> **Exercise prompt**
Give back all the data exactly, line by line.

> **Task data**
template <int RB, int CB, int EN, int NQ, int PF, int RT, bool PIPE>
__device__ __forceinline__ void ssb_run(double* __restrict__ lds, const gdptr* __restrict__ ptab, const int nstages, const int col0,
                                        const int off, const int dst0, const int la, const int la1, const int row_tile0,
                                        const int col_tile0, const int bcol0, double* __restrict__ P, const int kpad, const int r16,
                                        const int kk, const int ext0, const int ext_col0) {
  constexpr int BUF = NQ * 32 * SS_BK;
  constexpr int EA = EN > 0 ? EN : 1;
  int toa[RB], tob[CB], etoa[EA], etob[EA], er[EA], ec[EA];
#pragma unroll
  for (int i = 0; i < RB; ++i) toa[i] = (row_tile0 + i) * 32;
#pragma unroll
  for (int j = 0; j < CB; ++j) tob[j] = (bcol0 + (col_tile0 + j) * 16) * 2;
#pragma unroll
  for (int e = 0; e < EA; ++e) {
    const int id = ext0 + 8 * e;
    er[e] = id % RT;
    ec[e] = ext_col0 + id / RT;
    etoa[e] = er[e] * 32;
    etob[e] = (bcol0 + ec[e] * 16) * 2;
  }
  d4 acc[RB][CB], eacc[EA];
#pragma unroll
  for (int i = 0; i < RB; ++i)
#pragma unroll
    for (int j = 0; j < CB; ++j) acc[i][j] = d4{0.0, 0.0, 0.0, 0.0};
#pragma unroll
  for (int e = 0; e < EA; ++e) eacc[e] = d4{0.0, 0.0, 0.0, 0.0};
  d2 reg[PF][NQ];
  auto stage_load = [&](d2(&rr)[NQ], int s) {
    if (s > nstages - 1) s = nstages - 1;
#pragma unroll
    for (int q = 0; q < NQ; ++q) rr[q] = SS_LOAD(reinterpret_cast<gd2ptr>(ptab[col0 + 32 * q] + ((int64_t)s * SS_BK + off)));
  };
  if (nstages > 0) {
    stage_load(reg[0], 0);
#pragma unroll
    for (int q = 0; q < NQ; ++q) *reinterpret_cast<d2*>(lds + dst0 + q * 64) = reg[0][q];
    if constexpr (PF == 2) stage_load(reg[0], 1);
    __syncthreads();
  }
  if constexpr (PIPE) {
    d2 fa[2][RB], fb[2][CB], ea[2][EA], eb[2][EA];
#pragma unroll
    for (int i = 0; i < RB; ++i) fa[0][i] = *reinterpret_cast<const d2*>(lds + toa[i] + la);
#pragma unroll
    for (int j = 0; j < CB; ++j) fb[0][j] = *reinterpret_cast<const d2*>(lds + tob[j] + la);
#pragma unroll
    for (int e = 0; e < EN; ++e) {
      ea[0][e] = *reinterpret_cast<const d2*>(lds + etoa[e] + la);
      eb[0][e] = *reinterpret_cast<const d2*>(lds + etob[e] + la);
    }
    if constexpr (PF == 2) {
      for (int s = 0; s < nstages; s += 2) {
        stage_load(reg[1], s + 2);
        __builtin_amdgcn_sched_barrier(0);
        ssb_stage_pipe<RB, CB, EN, NQ>(lds, lds + BUF, la, la1, toa, tob, etoa, etob, acc, eacc, reg[0], dst0, fa, fb, ea, eb, RT * 16);
        if (s + 1 < nstages) {
          stage_load(reg[0], s + 3);
          __builtin_amdgcn_sched_barrier(0);
          ssb_stage_pipe<RB, CB, EN, NQ>(lds + BUF, lds, la, la1, toa, tob, etoa, etob, acc, eacc, reg[1], dst0, fa, fb, ea, eb, RT * 16);
        }
      }
    } else {
      for (int s = 0; s < nstages; ++s) {
        stage_load(reg[0], s + 1);
        __builtin_amdgcn_sched_barrier(0);
        ssb_stage_pipe<RB, CB, EN, NQ>(lds + (s & 1) * BUF, lds + ((s + 1) & 1) * BUF, la, la1, toa, tob, etoa, etob, acc, eacc,
                                       reg[0], dst0, fa, fb, ea, eb, RT * 16);
      }
    }
  } else if constexpr (PF == 2) {
    for (int s = 0; s < nstages; s += 2) {
      stage_load(reg[1], s + 2);
      __builtin_amdgcn_sched_barrier(0);
      ssb_stage<RB, CB, EN, NQ>(lds, lds + BUF, la, la1, toa, tob, etoa, etob, acc, eacc, reg[0], dst0, RT * 16);
      __syncthreads();
      if (s + 1 < nstages) {
        stage_load(reg[0], s + 3);
        __builtin_amdgcn_sched_barrier(0);
        ssb_stage<RB, CB, EN, NQ>(lds + BUF, lds, la, la1, toa, tob, etoa, etob, acc, eacc, reg[1], dst0, RT * 16);
        __syncthreads();
      }
    }
  } else {
    for (int s = 0; s < nstages; ++s) {
      stage_load(reg[0], s + 1);
      __builtin_amdgcn_sched_barrier(0);
      ssb_stage<RB, CB, EN, NQ>(lds + (s & 1) * BUF, lds + ((s + 1) & 1) * BUF, la, la1, toa, tob, etoa, etob, acc, eacc, reg[0], dst0, RT * 16);
      __syncthreads();
    }
  }
#pragma unroll
  for (int i = 0; i < RB; ++i)
#pragma unroll
    for (int j = 0; j < CB; ++j)
#pragma unroll
      for (int e = 0; e < 4; ++e)
        P[(int64_t)((row_tile0 + i) * 16 + kk + 4 * e) * kpad + (col_tile0 + j) * 16 + r16] = acc[i][j][e];
#pragma unroll
  for (int x = 0; x < EN; ++x)
#pragma unroll
    for (int e = 0; e < 4; ++e) P[(int64_t)(er[x] * 16 + kk + 4 * e) * kpad + ec[x] * 16 + r16] = eacc[x][e];
}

> **Exercise result**
template <int RB, int CB, int EN, int NQ, int PF, int RT, bool PIPE>
__device__ __forceinline__ void ssb_run(double* __restrict__ lds, const gdptr* __restrict__ ptab, const int nstages, const int col0,
                                        const int off, const int dst0, const int la, const int la1, const int row_tile0,
                                        const int col_tile0, const int bcol0, double* __restrict__ P, const int kpad, const int r16,
                                        const int kk, const int ext0, const int ext_col0) {
  constexpr int BUF = NQ * 32 * SS_BK;
  constexpr int EA = EN > 0 ? EN : 1;
  int toa[RB], tob[CB], etoa[EA], etob[EA], er[EA], ec[EA];
#pragma unroll
  for (int i = 0; i < RB; ++i) toa[i] = (row_tile0 + i) * 32;
#pragma unroll
  for (int j = 0; j < CB; ++j) tob[j] = (bcol0 + (col_tile0 + j) * 16) * 2;
#pragma unroll
  for (int e = 0; e < EA; ++e) {
    const int id = ext0 + 8 * e;
    er[e] = id % RT;
    ec[e] = ext_col0 + id / RT;
    etoa[e] = er[e] * 32;
    etob[e] = (bcol0 + ec[e] * 16) * 2;
  }
  d4 acc[RB][CB], eacc[EA];
#pragma unroll
  for (int i = 0; i < RB; ++i)
#pragma unroll
    for (int j = 0; j < CB; ++j) acc[i][j] = d4{0.0, 0.0, 0.0, 0.0};
#pragma unroll
  for (int e = 0; e < EA; ++e) eacc[e] = d4{0.0, 0.0, 0.0, 0.0};
  d2 reg[PF][NQ];
  auto stage_load = [&](d2(&rr)[NQ], int s) {
    if (s > nstages - 1) s = nstages - 1;
#pragma unroll
    for (int q = 0; q < NQ; ++q) rr[q] = SS_LOAD(reinterpret_cast<gd2ptr>(ptab[col0 + 32 * q] + ((int64_t)s * SS_BK + off)));
  };
  if (nstages > 0) {
    stage_load(reg[0], 0);
#pragma unroll
    for (int q = 0; q < NQ; ++q) *reinterpret_cast<d2*>(lds + dst0 + q * 64) = reg[0][q];
    if constexpr (PF == 2) stage_load(reg[0], 1);
    __syncthreads();
  }
  if constexpr (PIPE) {
    d2 fa[2][RB], fb[2][CB], ea[2][EA], eb[2][EA];
#pragma unroll
    for (int i = 0; i < RB; ++i) fa[0][i] = *reinterpret_cast<const d2*>(lds + toa[i] + la);
#pragma unroll
    for (int j = 0; j < CB; ++j) fb[0][j] = *reinterpret_cast<const d2*>(lds + tob[j] + la);
#pragma unroll
    for (int e = 0; e < EN; ++e) {
      ea[0][e] = *reinterpret_cast<const d2*>(lds + etoa[e] + la);
      eb[0][e] = *reinterpret_cast<const d2*>(lds + etob[e] + la);
    }
    if constexpr (PF == 2) {
      for (int s = 0; s < nstages; s += 2) {
        stage_load(reg[1], s + 2);
        __builtin_amdgcn_sched_barrier(0);
        ssb_stage_pipe<RB, CB, EN, NQ>(lds, lds + BUF, la, la1, toa, tob, etoa, etob, acc, eacc, reg[0], dst0, fa, fb, ea, eb, RT * 16);
        if (s + 1 < nstages) {
          stage_load(reg[0], s + 3);
          __builtin_amdgcn_sched_barrier(0);
          ssb_stage_pipe<RB, CB, EN, NQ>(lds + BUF, lds, la, la1, toa, tob, etoa, etob, acc, eacc, reg[1], dst0, fa, fb, ea, eb, RT * 16);
        }
      }
    } else {
      for (int s = 0; s < nstages; ++s) {
        stage_load(reg[0], s + 1);
        __builtin_amdgcn_sched_barrier(0);
        ssb_stage_pipe<RB, CB, EN, NQ>(lds + (s & 1) * BUF, lds + ((s + 1) & 1) * BUF, la, la1, toa, tob, etoa, etob, acc, eacc,
                                       reg[0], dst0, fa, fb, ea, eb, RT * 16);
      }
    }
  } else if constexpr (PF == 2) {
    for (int s = 0; s < nstages; s += 2) {
      stage_load(reg[1], s + 2);
      __builtin_amdgcn_sched_barrier(0);
      ssb_stage<RB, CB, EN, NQ>(lds, lds + BUF, la, la1, toa, tob, etoa, etob, acc, eacc, reg[0], dst0, RT * 16);
      __syncthreads();
      if (s + 1 < nstages) {
        stage_load(reg[0], s + 3);
        __builtin_amdgcn_sched_barrier(0);
        ssb_stage<RB, CB, EN, NQ>(lds + BUF, lds, la, la1, toa, tob, etoa, etob, acc, eacc, reg[1], dst0, RT * 16);
        __syncthreads();
      }
    }
  } else {
    for (int s = 0; s < nstages; ++s) {
      stage_load(reg[0], s + 1);
      __builtin_amdgcn_sched_barrier(0);
      ssb_stage<RB, CB, EN, NQ>(lds + (s & 1) * BUF, lds + ((s + 1) & 1) * BUF, la, la1, toa, tob, etoa, etob, acc, eacc, reg[0], dst0, RT * 16);
      __syncthreads();
    }
  }
#pragma unroll
  for (int i = 0; i < RB; ++i)
#pragma unroll
    for (int j = 0; j < CB; ++j)
#pragma unroll
      for (int e = 0; e < 4; ++e)
        P[(int64_t)((row_tile0 + i) * 16 + kk + 4 * e) * kpad + (col_tile0 + j) * 16 + r16] = acc[i][j][e];
#pragma unroll
  for (int x = 0; x < EN; ++x)
#pragma unroll
    for (int e = 0; e < 4; ++e) P[(int64_t)(er[x] * 16 + kk + 4 * e) * kpad + ec[x] * 16 + r16] = eacc[x][e];
}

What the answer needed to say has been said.